Easy to use carbohydrate <sup>13</sup>C and <sup>1</sup>H NMR chemical shift prediction using GeqShift: an E(3) equivariant graph neural network.

The original GeqShift code is available at https://github.com/mariabankestad/GeqShift.

The dataset of 1H and 13C NMR chemical shifts are available at https://github.com/mariabankestad/GeqShift.

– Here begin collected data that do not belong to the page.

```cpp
void launch_mark_doc_starts(hipStream_t st, const int64_t* doc_off, int64_t n_docs, int64_t n_bytes,
                            unsigned long long* docmask, int* err);
void launch_validate_csr(hipStream_t st, const int64_t* doc_off, int64_t n_docs, int64_t n_bytes, int* err, int64_t* san);
void launch_pretok_gpt2(hipStream_t st, const uint8_t* text, int64_t n_bytes, const int64_t* len_dev, const unsigned long long* docmask,
                        const uint16_t* uc1, const uint8_t* uc2, unsigned long long* startmask, unsigned long long* leadmask = nullptr);
void launch_mask_scan(hipStream_t st, const unsigned long long* mask, int64_t n_words, uint32_t* bsum, uint32_t* wprefix,
                      int64_t* total, const int64_t* len_dev = nullptr, uint32_t* tile_w = nullptr);
void launch_emit_pretok(hipStream_t st, const unsigned long long* startmask, const uint32_t* wprefix, int64_t n_bytes,
                        const int64_t* len_dev, const int64_t* n_pretok, uint32_t* pt_start);
void launch_prefix_space(hipStream_t st, const uint8_t* text, const int64_t* seg_off, int64_t n_bound, const int64_t* n_dev, const unsigned long long* matchmask,
                         uint32_t* need, uint32_t* bsum, int64_t* xseg_off, int64_t* x_len, uint8_t* xtext, uint32_t* nos, uint32_t* noe, int grid);
void launch_doc_first_pretok(hipStream_t st, const int64_t* doc_off, int64_t n_docs, int64_t n_bytes,
                             const unsigned long long* startmask, const uint32_t* wprefix, const int64_t* n_pretok, uint32_t* doc_pt, uint32_t* chunk_lo,
                             const int* err = nullptr, int64_t* san = nullptr);
void launch_lookup(hipStream_t st, int grid, const DevTables& t, const uint8_t* text, int64_t n_bytes, const int64_t* len_dev,
                   const unsigned long long* startmask, const unsigned long long* endmask, const uint32_t* wprefix, uint32_t* tok0,
                   const QueuePlan& plan, int* err, const unsigned long long* matchmask, const void* hot, const WordCache& wc,
                   uint32_t no_hits, uint32_t miss_is_unk, void* phases = nullptr, uint32_t* counters = nullptr);
void launch_bpe_merge(hipStream_t st, int grid, int group, const DevTables& t, const uint8_t* text, const QView& v, void* rows,
                      uint32_t* tmp_ids, uint32_t* tmp_end, const QView* also = nullptr);
void launch_bpe_merge_pair(hipStream_t st, int n_cu, const DevTables& t, const uint8_t* text, const QView& v16, const QView& v32, void* rows,
                           uint32_t* tmp_ids, uint32_t* tmp_end);
int pair_merge_occupancy();
inline size_t bn_olen_bytes(int64_t n_bytes) { return (((size_t)n_bytes + 64 + 15) & ~(size_t)15) + ((size_t)n_bytes >> 4) + 64; }
inline uint8_t* bn_ltot_of(uint8_t* olen, int64_t n_bytes) { return olen + (((size_t)n_bytes + 64 + 15) & ~(size_t)15); }
void launch_mark_doc_starts_n(hipStream_t st, const int64_t* doc_off, int64_t n_docs, int64_t n_bytes, const int64_t* len_dev,
                              unsigned long long* docmask, int* err);
void launch_pretok_local(hipStream_t st, int kind, const uint8_t* text, int64_t n_bytes, const int64_t* len_dev, const unsigned long long* docmask,
                         const uint16_t* uc1, const uint8_t* uc2, unsigned long long* startmask, unsigned long long* endmask, bool len_bound = false);
void launch_emit_pretok_end(hipStream_t st, const unsigned long long* startmask, const unsigned long long* endmask,
                            const uint32_t* wprefix, int64_t n_bytes, const int64_t* len_dev, uint32_t* pt_end);
void launch_bert_normalize(hipStream_t st, const BnTables& bt, const uint8_t* text, int64_t n_bytes, const int64_t* doc_off, int64_t n_docs,
                           const unsigned long long* verbatim, uint8_t* olen, uint32_t* wsum, uint32_t* bsum, uint32_t* wbase, int64_t* x_len, uint8_t* ntext,
                           uint32_t* nos, uint32_t* noe, int64_t* ndoc_off, int* err);
void launch_long_vocab3(hipStream_t st, int grid, const DevTables& t, const uint8_t* text, const QView& v1, const QView& v2, const QView& v3, void* rows, uint32_t miss_is_unk,
                        int* err, const WordCache& wc);
void launch_wordpiece_all(hipStream_t st, int grid_short, int grid_long, const DevTables& t, const uint8_t* text, const QueuePlan& plan, void* rows, uint32_t* tmp_ids,
                          uint32_t* tmp_end, int* err);
void launch_pretok_llama3(hipStream_t st, const uint8_t* text, int64_t n_bytes, const int64_t* len_dev, const unsigned long long* docmask,
                          const uint16_t* uc1, const uint8_t* uc2, unsigned long long* startmask, unsigned long long* slowmask,
                          const int64_t* doc_off, int64_t n_docs, const int64_t* n_docs_dev, uint32_t* slow_docs, uint32_t* n_slow_docs,
                          SplitRule rule, const uint16_t* ucc1, const uint8_t* ucc2, unsigned long long* tileflags, unsigned long long* leadmask = nullptr);
inline size_t l3_tileflag_words(int64_t n_bytes) { return (size_t)((n_bytes + 1) / 2048 + 1) / 64 + 2; }
void launch_leadmask(hipStream_t st, const uint8_t* text, int64_t n_bytes, unsigned long long* leadmask);
void launch_seq_regroup(hipStream_t st, const int64_t* seq_off, int64_t n_seqs, int64_t n_words, const int64_t* word_tok_off, int64_t* seq_tok_off, uint32_t* widx,
                        int64_t* first_tok);
void launch_token_meta(hipStream_t st, int grid, const MetaArgs& a);
void launch_add_specials(hipStream_t st, int grid, const SpecialArgs& a);
void launch_add_i64(hipStream_t st, int64_t* data, int64_t n, int64_t delta);
void launch_add_u32(hipStream_t st, uint32_t* data, int64_t n, uint32_t delta);
void launch_final_lens(hipStream_t st, const FinalArgs& a);
void launch_overflow_count(hipStream_t st, const FinalArgs& a, int64_t* n_enc);
void launch_overflow_ranges(hipStream_t st, const FinalArgs& a);
void launch_final_offsets(hipStream_t st, const FinalArgs& a);
void launch_finalize(hipStream_t st, int grid, const FinalArgs& a);
void launch_pair_lens(hipStream_t st, const PairArgs& a);
void launch_pair_overflow_scan(hipStream_t st, const PairArgs& a, int64_t* n_enc);
void launch_pair_ranges(hipStream_t st, const PairArgs& a);
void launch_pair_finalize(hipStream_t st, int grid, const PairArgs& a);
void launch_added_match(hipStream_t st, const AddedArgs& a, const uint8_t* text, int64_t n_bytes, const int64_t* len_dev, const int64_t* seg_off, int64_t n_segs,
                        const int64_t* n_segs_dev, const unsigned long long* skipmask, const uint16_t* uc1, const uint8_t* uc2, unsigned long long* candmask,
                        uint32_t* sents, uint32_t* n_sents, uint32_t* match_list, uint32_t* n_match, uint32_t cap, uint32_t len_flag, int* err);
void launch_added_detect(hipStream_t st, const AddedArgs& a, const uint8_t* text, int64_t n_bytes, const int64_t* len_dev, int* note);
void launch_scatter_matches(hipStream_t st, const uint32_t* list, const uint32_t* n_list, int64_t n_bytes, const int64_t* len_dev, unsigned long long* matchmask,
                            unsigned long long* spanmask, unsigned long long* stopmask, unsigned long long* hardmask, uint32_t* tmp_end, uint32_t* dirty);
void launch_mask_or2(hipStream_t st, unsigned long long* dst, const unsigned long long* a, const unsigned long long* b, int64_t n_words);
void launch_emit_boundaries(hipStream_t st, const unsigned long long* mask, const uint32_t* wprefix, int64_t n_bytes, const int64_t* len_dev, const int64_t* total, int64_t* out);
void launch_metaspace(hipStream_t st, const uint8_t* text, int64_t n_bytes, const int64_t* doc_off, int64_t n_docs, const unsigned long long* pstart,
                      const unsigned long long* dstart, const unsigned long long* mmask, const unsigned long long* smask, uint32_t prepend, uint8_t* olen,
                      uint32_t* wsum, uint32_t* bsum, uint32_t* wbase, int64_t* x_len, uint8_t* xtext, uint32_t* nos, int64_t* xdoc_off);
void launch_ms_units(hipStream_t st, const uint8_t* xtext, int64_t n_x, const int64_t* x_len, const unsigned long long* pmask, unsigned long long* startmask,
                     int64_t n_words, bool split);
void launch_ms_piece_rank(hipStream_t st, const unsigned long long* startmask, const uint32_t* wprefix, const unsigned long long* pmask, const uint32_t* pprefix,
                          int64_t n_x, const int64_t* x_len, uint32_t* pt_word);
void launch_translate_matches_norm(hipStream_t st, uint32_t* list, const uint32_t* n_list, const uint8_t* olen, const uint32_t* wbase, int64_t n_bytes, const int64_t* x_len);
void launch_translate_matches_prefix(hipStream_t st, uint32_t* list, const uint32_t* n_list, const unsigned long long* bmask, const uint32_t* wprefix, int64_t n_bytes,
                                     const int64_t* len_dev, const int64_t* total, const int64_t* xseg_off);
void launch_prefix_doc_csr(hipStream_t st, const int64_t* doc_off, int64_t n_docs, const unsigned long long* bmask, const uint32_t* wprefix, int64_t n_bytes,
                           const int64_t* len_dev, const int64_t* total, const int64_t* xseg_off, int64_t* xdoc_off);
void launch_mask_or(hipStream_t st, unsigned long long* dst, const unsigned long long* src, int64_t n_words, const uint32_t* n_list);
void launch_apply_matches(hipStream_t st, unsigned long long* startmask, unsigned long long* endmask, const unsigned long long* matchmask,
                          const unsigned long long* spanmask, const unsigned long long* stopmask, int64_t n_words, const uint32_t* n_list);
void launch_apply_match_ids(hipStream_t st, const uint32_t* match_list, const uint32_t* n_match, const unsigned long long* startmask,
                            const uint32_t* wprefix, uint32_t* tok0);
void launch_decode(hipStream_t st, const uint32_t* ids, const int64_t* tok_off, int64_t n_docs, int64_t n_tok, const void* entry, uint32_t n_ids,
                   const uint8_t* blob, uint32_t skip_special, uint32_t* firstmask, uint32_t* len, uint32_t* bsum, uint32_t* pos, int64_t* total,
                   int64_t* out_off, uint8_t* out_bytes_or_null, uint32_t from_end = 0, uint32_t* badmask = nullptr, uint32_t* dupmask = nullptr);
int prepare_long_kernel();
void launch_bpe_merge_long(hipStream_t st, int grid, const DevTables& t, const uint8_t* text, const QView& v, void* rows,
                           uint32_t* tmp_ids, uint32_t* tmp_end, uint32_t* list_huge, uint32_t* n_huge,
                           uint32_t* scratch, unsigned long long scratch_words, unsigned long long* scratch_used, int* err);
void launch_bpe_merge_long_only(hipStream_t st, int grid, const DevTables& t, const uint8_t* text, const QView& v, void* rows, uint32_t* tmp_ids, uint32_t* tmp_end,
                                uint32_t* list_huge, uint32_t* n_huge);
void launch_word_cache_insert(hipStream_t st, int grid, const DevTables& t, const uint8_t* text, const QView& v, const void* rows, const WordCache& wc);
void launch_compact(hipStream_t st, int grid, const uint32_t* tok0, const void* rows, const void* cache_rows, const uint32_t* tmp_ids, const int64_t* n_pretok,
                    unsigned long long* state, int64_t* n_tok, uint32_t* pt_tokoff, uint32_t* ids, const uint32_t* chunk_lo, const uint32_t* doc_pt,
                    int64_t n_docs, int64_t* tok_offsets, void* phases = nullptr, uint8_t* tok_b8 = nullptr);
int compact_grid(int n_cu);
void launch_zero_regions(hipStream_t st, int grid, const ZeroRegions& z);
void launch_zero_tail(hipStream_t st, uint8_t* p, const int64_t* len_dev, int n, unsigned long long* mask = nullptr, int64_t mask_words = 0, int grid = 1);
constexpr int CP_ITEMS_PER_LANE = 4;
constexpr int COMPACT_CHUNK = 256 * CP_ITEMS_PER_LANE;
const char* test_hook(const char* name);

}
```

Please read and cite the GeqShit paper:
[Bånkestad M., Dorst K. M., Widmalm G., Rönnols J. Carbohydrate NMR chemical shift prediction by GeqShift employing E(3) equivariant graph neural networks
*RSC Advances*, 2024](https://doi.org/10.1039/D4RA03428G)

##### Disclaimer
I made this Google Colab notebook for my own use and have no connection with the authors of the GeqShift paper. This notebook was is heavily inspired by and uses code from the [ColabFold](https://colab.research.google.com/github/sokrypton/ColabFold/blob/main/AlphaFold2.ipynb#scrollTo=mbaIO9pWjaN0) notebook. The model was trained using 100 conformations of the carbohydrates in the training set and 20 epochs. I cannot guarantee the correctness of the results generated using this code.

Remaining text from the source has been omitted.